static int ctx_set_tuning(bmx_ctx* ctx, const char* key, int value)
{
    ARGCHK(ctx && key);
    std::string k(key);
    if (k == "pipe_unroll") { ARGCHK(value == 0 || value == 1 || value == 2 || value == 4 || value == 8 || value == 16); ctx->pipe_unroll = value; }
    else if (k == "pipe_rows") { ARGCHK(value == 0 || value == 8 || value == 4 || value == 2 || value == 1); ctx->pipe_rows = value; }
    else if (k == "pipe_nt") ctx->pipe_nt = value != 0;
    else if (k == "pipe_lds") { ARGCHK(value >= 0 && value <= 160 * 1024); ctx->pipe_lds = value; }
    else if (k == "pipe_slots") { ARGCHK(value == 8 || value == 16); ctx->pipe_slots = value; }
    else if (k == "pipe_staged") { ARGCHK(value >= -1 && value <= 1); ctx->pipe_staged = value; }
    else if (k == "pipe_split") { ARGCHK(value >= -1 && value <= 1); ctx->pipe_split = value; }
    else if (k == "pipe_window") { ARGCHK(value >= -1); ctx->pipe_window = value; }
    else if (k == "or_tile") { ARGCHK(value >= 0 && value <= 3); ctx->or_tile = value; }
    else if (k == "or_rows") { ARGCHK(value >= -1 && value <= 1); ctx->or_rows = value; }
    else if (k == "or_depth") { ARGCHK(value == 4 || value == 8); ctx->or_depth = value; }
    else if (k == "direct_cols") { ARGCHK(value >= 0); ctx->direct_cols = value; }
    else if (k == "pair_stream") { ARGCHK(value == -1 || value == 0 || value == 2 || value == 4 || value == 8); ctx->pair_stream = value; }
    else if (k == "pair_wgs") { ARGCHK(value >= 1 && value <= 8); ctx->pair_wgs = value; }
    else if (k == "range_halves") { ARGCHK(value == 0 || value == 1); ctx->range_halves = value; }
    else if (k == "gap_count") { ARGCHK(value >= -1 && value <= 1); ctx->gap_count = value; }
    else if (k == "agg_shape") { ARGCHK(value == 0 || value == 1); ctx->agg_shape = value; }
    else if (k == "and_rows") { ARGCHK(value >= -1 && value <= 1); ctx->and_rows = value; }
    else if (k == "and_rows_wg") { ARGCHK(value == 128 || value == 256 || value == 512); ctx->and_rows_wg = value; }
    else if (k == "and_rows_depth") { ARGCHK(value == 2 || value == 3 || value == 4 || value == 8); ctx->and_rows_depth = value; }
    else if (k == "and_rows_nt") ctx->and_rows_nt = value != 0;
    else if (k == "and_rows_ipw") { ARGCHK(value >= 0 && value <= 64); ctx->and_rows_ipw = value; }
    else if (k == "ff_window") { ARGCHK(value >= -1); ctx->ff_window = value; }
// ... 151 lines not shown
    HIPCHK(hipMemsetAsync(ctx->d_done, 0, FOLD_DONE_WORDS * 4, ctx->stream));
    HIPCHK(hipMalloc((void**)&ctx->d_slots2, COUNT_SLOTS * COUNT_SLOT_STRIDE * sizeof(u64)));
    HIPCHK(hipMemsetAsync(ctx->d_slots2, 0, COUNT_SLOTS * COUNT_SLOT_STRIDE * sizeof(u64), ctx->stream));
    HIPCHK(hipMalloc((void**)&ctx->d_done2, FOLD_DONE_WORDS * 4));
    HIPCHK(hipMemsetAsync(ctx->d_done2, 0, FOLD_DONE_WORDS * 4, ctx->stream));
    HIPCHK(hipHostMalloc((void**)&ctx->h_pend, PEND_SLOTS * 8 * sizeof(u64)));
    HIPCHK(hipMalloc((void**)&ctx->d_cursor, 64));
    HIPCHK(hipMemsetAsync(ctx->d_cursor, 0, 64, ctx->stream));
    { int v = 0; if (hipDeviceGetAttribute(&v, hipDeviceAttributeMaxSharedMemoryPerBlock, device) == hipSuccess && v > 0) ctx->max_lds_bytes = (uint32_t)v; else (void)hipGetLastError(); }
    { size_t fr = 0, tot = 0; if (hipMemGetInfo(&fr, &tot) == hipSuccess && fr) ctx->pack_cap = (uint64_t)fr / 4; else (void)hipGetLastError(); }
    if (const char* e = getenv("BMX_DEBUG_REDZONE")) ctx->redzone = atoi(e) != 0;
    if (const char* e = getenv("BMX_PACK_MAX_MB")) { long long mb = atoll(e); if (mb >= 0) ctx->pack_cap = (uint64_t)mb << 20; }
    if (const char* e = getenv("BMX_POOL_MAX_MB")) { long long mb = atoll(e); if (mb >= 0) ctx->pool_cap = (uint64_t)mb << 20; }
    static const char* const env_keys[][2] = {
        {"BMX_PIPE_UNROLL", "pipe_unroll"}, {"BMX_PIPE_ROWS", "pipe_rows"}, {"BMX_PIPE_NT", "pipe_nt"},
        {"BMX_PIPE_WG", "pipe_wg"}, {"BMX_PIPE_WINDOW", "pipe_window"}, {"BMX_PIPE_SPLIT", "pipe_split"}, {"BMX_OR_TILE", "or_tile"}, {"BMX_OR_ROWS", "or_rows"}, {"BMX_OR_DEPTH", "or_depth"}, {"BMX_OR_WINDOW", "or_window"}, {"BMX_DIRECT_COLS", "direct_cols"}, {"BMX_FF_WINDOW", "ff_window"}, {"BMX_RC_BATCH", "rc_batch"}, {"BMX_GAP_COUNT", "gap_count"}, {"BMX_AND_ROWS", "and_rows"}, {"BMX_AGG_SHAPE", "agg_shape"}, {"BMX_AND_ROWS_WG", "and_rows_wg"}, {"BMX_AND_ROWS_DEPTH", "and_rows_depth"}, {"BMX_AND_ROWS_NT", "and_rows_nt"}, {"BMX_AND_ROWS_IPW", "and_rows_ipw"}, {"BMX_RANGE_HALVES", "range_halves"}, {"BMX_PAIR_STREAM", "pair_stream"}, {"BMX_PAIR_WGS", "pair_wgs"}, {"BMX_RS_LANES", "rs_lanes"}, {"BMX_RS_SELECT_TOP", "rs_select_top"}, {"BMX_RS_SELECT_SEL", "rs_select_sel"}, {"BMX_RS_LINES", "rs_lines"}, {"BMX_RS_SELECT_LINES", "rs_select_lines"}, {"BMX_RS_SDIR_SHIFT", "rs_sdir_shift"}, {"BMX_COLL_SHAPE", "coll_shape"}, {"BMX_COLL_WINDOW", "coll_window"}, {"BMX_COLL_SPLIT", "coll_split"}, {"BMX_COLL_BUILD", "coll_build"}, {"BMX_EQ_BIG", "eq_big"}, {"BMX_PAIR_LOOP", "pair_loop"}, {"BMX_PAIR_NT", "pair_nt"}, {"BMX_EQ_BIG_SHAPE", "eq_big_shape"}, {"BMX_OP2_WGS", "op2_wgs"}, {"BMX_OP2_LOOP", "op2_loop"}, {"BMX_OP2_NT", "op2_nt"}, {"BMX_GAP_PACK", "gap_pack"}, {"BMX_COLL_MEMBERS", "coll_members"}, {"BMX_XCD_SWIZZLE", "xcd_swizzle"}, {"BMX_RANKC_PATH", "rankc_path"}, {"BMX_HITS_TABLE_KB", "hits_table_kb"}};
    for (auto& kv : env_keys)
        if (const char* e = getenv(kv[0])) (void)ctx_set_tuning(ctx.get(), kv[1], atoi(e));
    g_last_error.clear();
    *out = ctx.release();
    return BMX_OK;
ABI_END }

○ ○ ○ ○

Could you quote, exactly as they appear, the line containing "static const char*" and every line after it to the end of the records above?

    static const char* const env_keys[][2] = {
        {"BMX_PIPE_UNROLL", "pipe_unroll"}, {"BMX_PIPE_ROWS", "pipe_rows"}, {"BMX_PIPE_NT", "pipe_nt"},
        {"BMX_PIPE_WG", "pipe_wg"}, {"BMX_PIPE_WINDOW", "pipe_window"}, {"BMX_PIPE_SPLIT", "pipe_split"}, {"BMX_OR_TILE", "or_tile"}, {"BMX_OR_ROWS", "or_rows"}, {"BMX_OR_DEPTH", "or_depth"}, {"BMX_OR_WINDOW", "or_window"}, {"BMX_DIRECT_COLS", "direct_cols"}, {"BMX_FF_WINDOW", "ff_window"}, {"BMX_RC_BATCH", "rc_batch"}, {"BMX_GAP_COUNT", "gap_count"}, {"BMX_AND_ROWS", "and_rows"}, {"BMX_AGG_SHAPE", "agg_shape"}, {"BMX_AND_ROWS_WG", "and_rows_wg"}, {"BMX_AND_ROWS_DEPTH", "and_rows_depth"}, {"BMX_AND_ROWS_NT", "and_rows_nt"}, {"BMX_AND_ROWS_IPW", "and_rows_ipw"}, {"BMX_RANGE_HALVES", "range_halves"}, {"BMX_PAIR_STREAM", "pair_stream"}, {"BMX_PAIR_WGS", "pair_wgs"}, {"BMX_RS_LANES", "rs_lanes"}, {"BMX_RS_SELECT_TOP", "rs_select_top"}, {"BMX_RS_SELECT_SEL", "rs_select_sel"}, {"BMX_RS_LINES", "rs_lines"}, {"BMX_RS_SELECT_LINES", "rs_select_lines"}, {"BMX_RS_SDIR_SHIFT", "rs_sdir_shift"}, {"BMX_COLL_SHAPE", "coll_shape"}, {"BMX_COLL_WINDOW", "coll_window"}, {"BMX_COLL_SPLIT", "coll_split"}, {"BMX_COLL_BUILD", "coll_build"}, {"BMX_EQ_BIG", "eq_big"}, {"BMX_PAIR_LOOP", "pair_loop"}, {"BMX_PAIR_NT", "pair_nt"}, {"BMX_EQ_BIG_SHAPE", "eq_big_shape"}, {"BMX_OP2_WGS", "op2_wgs"}, {"BMX_OP2_LOOP", "op2_loop"}, {"BMX_OP2_NT", "op2_nt"}, {"BMX_GAP_PACK", "gap_pack"}, {"BMX_COLL_MEMBERS", "coll_members"}, {"BMX_XCD_SWIZZLE", "xcd_swizzle"}, {"BMX_RANKC_PATH", "rankc_path"}, {"BMX_HITS_TABLE_KB", "hits_table_kb"}};
    for (auto& kv : env_keys)
        if (const char* e = getenv(kv[0])) (void)ctx_set_tuning(ctx.get(), kv[1], atoi(e));
    g_last_error.clear();
    *out = ctx.release();
    return BMX_OK;
ABI_END }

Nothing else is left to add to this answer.